Two hours in which Musk got to play the most popular version of himself: the far-out thinking engineer who doesn’t conform to the status quo. Two hours in which he whoa’d Rogan with cogent breakdowns of the threat and promise of artificial intelligence, his plan to obliterate traffic with underground tunnels, and his enlightened fear of chimpanzees. Musk talked about his idea for an electric, supersonic airplane, complete with a physics lesson on how it would accomplish vertical takeoff and landing. He used math to argue that we’re all living in a simulation. He did it while remaining relatable, likeable, and interesting. And while the interview had its boring moments, it was, overall, a lot of fun.

That’s because it starred Musk at his best. As the guy who appeared on The Simpsons, turning Homer’s silly musings into world-bettering inventions. The Elon who met Stephen Colbert’s accusation of being a supervillain with a sheepish chuckle. The one who earned a cameo in Iron Man 2.

Cool Elon. Not the version who claimed that the British man involved in the rescue of the Thai cave boys is a pedophile. Not the Musk who sparked shareholder lawsuits and a reported SEC investigation by announcing he might take Tesla private, then recanted a few weeks later. Not the Musk who called a reporter a “fucking asshole” while doubling down on the pedophile claim. That’s the Musk who has seen Tesla’s stock price drop 17 percent since the beginning of the year. So for everyone who doesn’t freak out when someone takes a puff or two, the Rogan interview promised to be a reassuring appearance.

Except that Friday morning, Tesla shares dropped 10 percent in response to news that that human relations chief Gabrielle Toledano, who has been on a leave of absence, won’t rejoin the company, and chief accounting officer Dave Morton had resigned September 4—from a job he started August 6. (CNBC reports Morton was frustrated that Tesla’s leadership was ignoring his advice on the question of going private.) He was the third high-ranking finance executive to leave the company this year.

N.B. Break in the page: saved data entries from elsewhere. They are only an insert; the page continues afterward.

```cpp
static int forward_prepared_on_stream(const drin_config* cfg, const drin_batch* b, const drin_params* params, const void* prepared,
                                      void* workspace, float* scores, hipStream_t st) {
  FusedLayout L;
  L.build(*cfg);
  Prepared P;
  P.build(*cfg);
  float* ws = (float*)workspace;
  const float* pb = (const float*)prepared;
  const int B = cfg->batch, N = cfg->num_candidates, D = cfg->embed_dim, R = cfg->image_dim;
  const int64_t M = (int64_t)B * N;
  if (B == 0) return DRIN_OK;
  const int prec = folded_precision(cfg);
  const bool dyn = cfg->dynamic_edges != 0;
  const bool tokens = cfg->entity_tokens > 0;
  const bool planes = (prec == DRIN_PREC_BF16X3 || prec == DRIN_PREC_BF16X3_ALL) && (D % 32 == 0) && (R % 32 == 0);
  const bool indexed = b->entity_index != nullptr;
  const bool xi_planes = planes && indexed;
  const bool if16 = if16_gate(cfg, indexed) && gemm_f16_planes_fits(ws + L.p_xi, R, pb + P.p_cimg_f16, R, ws + L.h_image, D, M, D, R);
  hipStreamCaptureStatus capture = hipStreamCaptureStatusNone;
  if (hipStreamIsCapturing(st, &capture) != hipSuccess) {
    (void)hipGetLastError();
    capture = hipStreamCaptureStatusActive;
  }
  SidePlan side = image_side_plan(cfg, indexed, capture != hipStreamCaptureStatusNone);
  if (!aligned16(b->entity_image) || !aligned16(ws + L.h_image) || !b->entity_image) side = SidePlan();
  if (b->entity_text_cls) {
    set_error("drin_forward_prepared: entity_text_cls (text pooled ahead of time) is a form of the training entry points");
    return DRIN_E_UNSUPPORTED;
  }
  if (indexed && cfg->num_entities <= 0) {
    set_error("drin_forward_prepared: entity_index given but cfg.num_entities = %d", cfg->num_entities);
    return DRIN_E_SHAPE;
  }
  if (indexed && !planes) {
    set_error("drin_forward_prepared: entity_index needs the split-bf16 precision (the stream kernel gathers the "
              "GEMM operands as planes); gather on the caller side for DRIN_PREC_F32");
    return DRIN_E_UNSUPPORTED;
  }
  const bool bf16_feat = cfg->feature_dtype == DRIN_FEAT_BF16;
  if (bf16_feat && !planes) {
    set_error("drin_forward_prepared: bf16 features need the split-bf16 precision (DRIN_PREC_BF16X3) and D, R multiples of 32");
    return DRIN_E_UNSUPPORTED;
  }
  __bf16* xt_hi = reinterpret_cast<__bf16*>(ws + L.p_xt);
  __bf16* xi_hi = reinterpret_cast<__bf16*>(ws + L.p_xi);
  __bf16* e1_hi = reinterpret_cast<__bf16*>(ws + L.p_et1);
  const size_t MD = (size_t)M * D, MR = (size_t)M * R;
  const drin_layer_params& L1 = params->layer[0];

  auto wp = [&](size_t plane_off) -> const float* { return planes ? pb + plane_off : nullptr; };
  const GemmScratch msk{L.splitk_floats ? ws + L.splitk : nullptr, L.splitk_floats};
  float* vm0 = ws + L.vm0;
  float* hmfu = ws + L.hmfu;
  const bool xt_exact = bf16_feat && !tokens;
  const GemmScratch psk = L.pair_splitk_floats ? GemmScratch{ws + L.pair_splitk, L.pair_splitk_floats} : msk;
  auto image_rows_product = [&](hipStream_t on, RowTiles rows) -> int {
    const __bf16* ci = reinterpret_cast<const __bf16*>(pb + P.p_cimg);
    if (bf16_feat)
      return launch_gemm_x3_planes(b->entity_image, nullptr, R, ci, ci + (size_t)D * R, R, nullptr, ws + L.h_image, D, M, D, R, on, psk.p,
                                   psk.floats, rows);
    return launch_gemm_nt_bf16x3_p4((const float*)b->entity_image, R, ci, ci + (size_t)D * R, R, nullptr, ws + L.h_image, D, M, D, R, on, false,
                                    aligned16(psk.p) ? psk.p : nullptr, psk.floats, rows);
  };
  SideJoin side_join;
  if (side.S > 0) {
    SideLane* lane = nullptr;
    DRIN_TRY(side_lane(&lane));
    std::lock_guard<std::mutex> order(lane->order);
    hipError_t e = hipEventRecord(lane->fork, st);
    if (e == hipSuccess) e = hipStreamWaitEvent(lane->stream, lane->fork, 0);
    if (e != hipSuccess) return hip_fail(e, "fork to the side stream");
    const int rc = image_rows_product(lane->stream, RowTiles{0, side.S, side.G});
    e = hipEventRecord(lane->join, lane->stream);
    side_join.lane = lane, side_join.st = st;
    if (rc != DRIN_OK) return rc;
    if (e != hipSuccess) return hip_fail(e, "hipEventRecord(side stream)");
  }
  DRIN_TRY(run_folded_head(cfg, b, params, pb, P, planes, ws + L.span_mean, ws + L.mimg, vm0, hmfu, msk, st));
  if (dyn)
    DRIN_TRY(launch_gemm_nt(hmfu + D, 2 * D, pb + P.ecat, D, nullptr, ws + L.q, D + R, 2 * (int64_t)B, D + R, D, false, prec, st, msk.p,
                            msk.floats, wp(P.p_ecat)));
  StreamArgs sa = shaped_args<StreamArgs>(*cfg);
  set_edge_fields(sa, *cfg);
  sa.entity_text = b->entity_text;
  sa.entity_mask = b->entity_text_mask;
  sa.entity_image = b->entity_image;
  sa.entity_object = b->entity_object;
  sa.entity_object_score = b->entity_object_score;
  sa.entity_index = b->entity_index;
  sa.num_entities = cfg->num_entities;
  sa.index_status = b->index_status;
  sa.miet = b->miet_similarity;
  sa.mtei = b->mtei_similarity;
  sa.span_mean = ws + L.span_mean;
  sa.mobj = b->mention_object;
  sa.mscore = b->mention_object_score;
  sa.fu = hmfu + D;
  sa.ldfu = 2 * D;
  sa.q = ws + L.q;
  sa.ldq = D + R;
  sa.k_t = pb + P.k_t;
  sa.k_i = pb + P.k_i;
  sa.xt_out = planes ? nullptr : ws + L.xt;
  if (planes) {
    sa.xt_hi = xt_hi;
    sa.xt_lo = xt_exact ? nullptr : xt_hi + MD;
    if (xi_planes) {
      sa.xi_hi = xi_hi;
      sa.xi_lo = bf16_feat ? nullptr : xi_hi + MR;
    }
  }
  sa.xi_scale = if16 ? ws + L.xi_scale : nullptr;
  sa.xi_f16 = if16 ? static_cast<void*>(xi_hi) : nullptr;
  sa.e0m = ws + L.e0m;
  sa.e1m = ws + L.e1m;
  sa.s_part = ws + L.s_part;
  sa.T = cfg->entity_tokens;
  sa.Ke = cfg->entity_objects;
  sa.chunks = L.chunks;
  sa.bf16_features = bf16_feat ? 1 : 0;
  sa.s_text = ws + L.s_text;
  sa.s_img = ws + L.s_img;
  sa.sig = ws + L.sig;
  DRIN_TRY(launch_entity_stream(sa, st));
  if (L.chunks > 1)
    DRIN_TRY(launch_reduce_stream_partials(ws + L.s_part, ws + L.s_text, ws + L.s_img, ws + L.sig, B, D, R, L.chunks, st));
  DRIN_TRY(launch_gemm_nt_pair({ws + L.s_text, params->w_entity_text, nullptr, ws + L.tm, D, D, D, 2 * (int64_t)B, D, D, wp(P.p_wet)},
                               {ws + L.s_img, params->w_entity_image, nullptr, ws + L.tm2, R, R, D, 2 * (int64_t)B, D, R,
                                wp(P.p_wei)},
                               prec, st, msk.p, msk.floats));
  DRIN_TRY(launch_mention_input1(ws + L.tm, ws + L.tm2, ws + L.sig, params->b_entity_text, params->b_entity_image, vm0, ws + L.agg1, B, D, N, st));
  float* vm1 = ws + L.vm1;
  DRIN_TRY(launch_gemm_nt(ws + L.agg1, D, L1.w_h, D, L1.b_h, vm1, D, 2 * (int64_t)B, D, D, false, prec, st, msk.p, msk.floats, wp(P.p_wh1)));
  DRIN_TRY(run_folded_mention_finish(cfg, params, pb, P, planes, vm1, ws + L.hm2, msk, st));
  if (planes) {
    const __bf16* ct = reinterpret_cast<const __bf16*>(pb + P.p_ctxt);
    const __bf16* ci = reinterpret_cast<const __bf16*>(pb + P.p_cimg);
    DRIN_TRY(launch_gemm_x3_planes(xt_hi, xt_exact ? nullptr : xt_hi + MD, D, ct, ct + (size_t)D * D, D, nullptr, ws + L.h_text, D, M, D,
                                   D, st, psk.p, psk.floats));
    if (if16)
      DRIN_TRY(launch_gemm_f16_planes(xi_hi, R, pb + P.p_cimg_f16, R, ws + L.xi_scale, pb + P.cimg_f16_scale, ws + L.h_image, D, M, D, R,
                                      st, psk.p, psk.floats));
    else if (xi_planes)
      DRIN_TRY(launch_gemm_x3_planes(xi_hi, bf16_feat ? nullptr : xi_hi + MR, R, ci, ci + (size_t)D * R, R, nullptr, ws + L.h_image, D, M,
                                     D, R, st, psk.p, psk.floats));
    else if (side.S > 0) {
      DRIN_TRY(side_join.join());
      DRIN_TRY(image_rows_product(st, RowTiles{side.S, -1, 0}));
    } else if (bf16_feat)
      DRIN_TRY(launch_gemm_x3_planes(b->entity_image, nullptr, R, ci, ci + (size_t)D * R, R, nullptr, ws + L.h_image, D, M, D, R, st, psk.p,
                                     psk.floats));
    else
      DRIN_TRY(launch_gemm_nt_bf16x3(b->entity_image, R, pb + P.c_img, R, nullptr, ws + L.h_image, D, M, D, R, st, ci, ci + (size_t)D * R,
                                     false, psk.p, psk.floats));
  } else {
    const float* x_t = tokens ? ws + L.xt : b->entity_text;
    DRIN_TRY(launch_gemm_nt(x_t, D, pb + P.c_txt, D, nullptr, ws + L.h_text, D, M, D, D, false, prec, st));
    DRIN_TRY(launch_gemm_nt(b->entity_image, R, pb + P.c_img, R, nullptr, ws + L.h_image, D, M, D, R, false, prec, st));
  }
  PairArgs pa = shaped_args<PairArgs>(*cfg);
  set_vertex_fields(pa, *cfg);
  pa.h_text = ws + L.h_text;
  pa.h_image = ws + L.h_image;
  pa.hm = hmfu;
  pa.ldhm = 2 * D;
  pa.c_t = pb + P.cb_t;
  pa.c_i = pb + P.cb_i;
  pa.gamma = L1.ln_weight;
  pa.beta = L1.ln_bias;
  pa.e0m = ws + L.e0m;
  pa.e1m = ws + L.e1m;
  pa.et1 = planes ? nullptr : ws + L.et1;
  if (planes) {
    pa.et1_hi = e1_hi;
    pa.et1_lo = e1_hi + MD;
  }
  pa.s2_part = ws + L.s2_part;
  pa.chunks = L.chunks;
  DRIN_TRY(launch_pair_layer1(pa, st));
  return run_folded_tail(cfg, params, pb, P, L.chunks, ws + L.s2_part, vm1, ws + L.agg2, ws + L.mt2, ws + L.hm2, ws + L.e1m, ws + L.h_text,
                         planes ? nullptr : ws + L.et1, planes ? e1_hi : nullptr, planes, msk, psk, scores, st);
}

}

extern "C" {

int32_t drin_workgroups_per_mention(const drin_config* cfg, int32_t cached) {
  if (validate_config(cfg) != DRIN_OK || fused_supported(cfg) != DRIN_OK) return 0;
  if (cached) return cached_chunks_per_mention(*cfg);
  FusedLayout L;
  L.build(*cfg);
  return L.chunks;
}

int32_t drin_image_contraction_side_tiles(const drin_config* cfg, int32_t indexed) {
  if (validate_config(cfg) != DRIN_OK || fused_supported(cfg) != DRIN_OK) return 0;
  return (int32_t)image_side_plan(cfg, indexed != 0, false).S;
}

int32_t drin_image_contraction_passes(const drin_config* cfg, int32_t indexed) {
  if (validate_config(cfg) != DRIN_OK || fused_supported(cfg) != DRIN_OK) return 0;
  if (cfg->precision == DRIN_PREC_F32) return 0;
  if (if16_gate(cfg, indexed != 0)) return 1;
  return cfg->feature_dtype == DRIN_FEAT_BF16 ? 2 : 3;
}

int drin_index_status(int32_t* index_status, void* stream) {
  if (!index_status) {
    set_error("drin_index_status: NULL argument");
    return DRIN_E_NULL;
  }
  DRIN_BIND_DEVICE(stream, index_status, "drin_index_status");
  int32_t w[4] = {0, 0, 0, 0};
  hipError_t e = hipMemcpyAsync(w, index_status, sizeof(w), hipMemcpyDeviceToHost, (hipStream_t)stream);
  if (e == hipSuccess) e = hipStreamSynchronize((hipStream_t)stream);
  if (e != hipSuccess) return hip_fail(e, "drin_index_status");
  if (w[0] == 0) return DRIN_OK;
  e = hipMemsetAsync(index_status, 0, sizeof(w), (hipStream_t)stream);
  if (e != hipSuccess) return hip_fail(e, "drin_index_status(reset)");
  const long long value = (long long)(((uint64_t)(uint32_t)w[3] << 32) | (uint32_t)w[2]);
  set_error("entity_index out of range: candidate row %lld at pair %d (b * N + n) is outside the entity tables - the row was clamped "
            "and a WRONG entity scored; drin/data.py:87-93 raises IndexError here", value, (int)w[1]);
  return DRIN_E_INDEX;
}

size_t drin_fused_workspace_bytes(const drin_config* cfg) {
  if (validate_config(cfg) != DRIN_OK || fused_supported(cfg) != DRIN_OK) return 0;
  FusedLayout L;
  L.build(*cfg);
  return L.total * sizeof(float);
}

int drin_forward_prepared(const drin_config* cfg, const drin_batch* b, const drin_params* params, const void* prepared,
                          void* workspace, size_t workspace_bytes, float* scores, void* stream) {
  DRIN_BIND_DEVICE(stream, workspace, "drin_forward_prepared");
  RoctxRange range("drin_forward_prepared");
  DRIN_TRY(validate_config(cfg));
  DRIN_TRY(fused_supported(cfg));
  if (!b || !params || !prepared || !workspace || !scores) {
    set_error("drin_forward_prepared: NULL argument");
    return DRIN_E_NULL;
  }
  FusedLayout L;
  L.build(*cfg);
  if (workspace_bytes < L.total * sizeof(float) || !aligned16(workspace)) {
    set_error("drin_forward_prepared: workspace has %zu bytes (needs %zu) or is not 16-byte aligned", workspace_bytes,
              L.total * sizeof(float));
    return DRIN_E_WORKSPACE;
  }
  return forward_prepared_on_stream(cfg, b, params, prepared, workspace, scores, (hipStream_t)stream);
}

}
```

Tesla finally hit its target of making 5,000 Model 3 sedans a week in June, and Musk, true to form, immediately said they’d hit 6,000 a week this quarter. He has also said this is the quarter Tesla starts—at long last—to turn a profit. We won’t have a better idea of how Tesla is doing on production until early October, or of its financial state until early November, but these departures are just the latest evidence that the automaker is struggling.

Musk’s behavior of late hasn’t helped, of course. But the return of Fun Elon (and the emergence of Blunt Smokin’ Elon) doesn't address the real, knotty problems facing the automaker—those that could send Tesla's future up in smoke.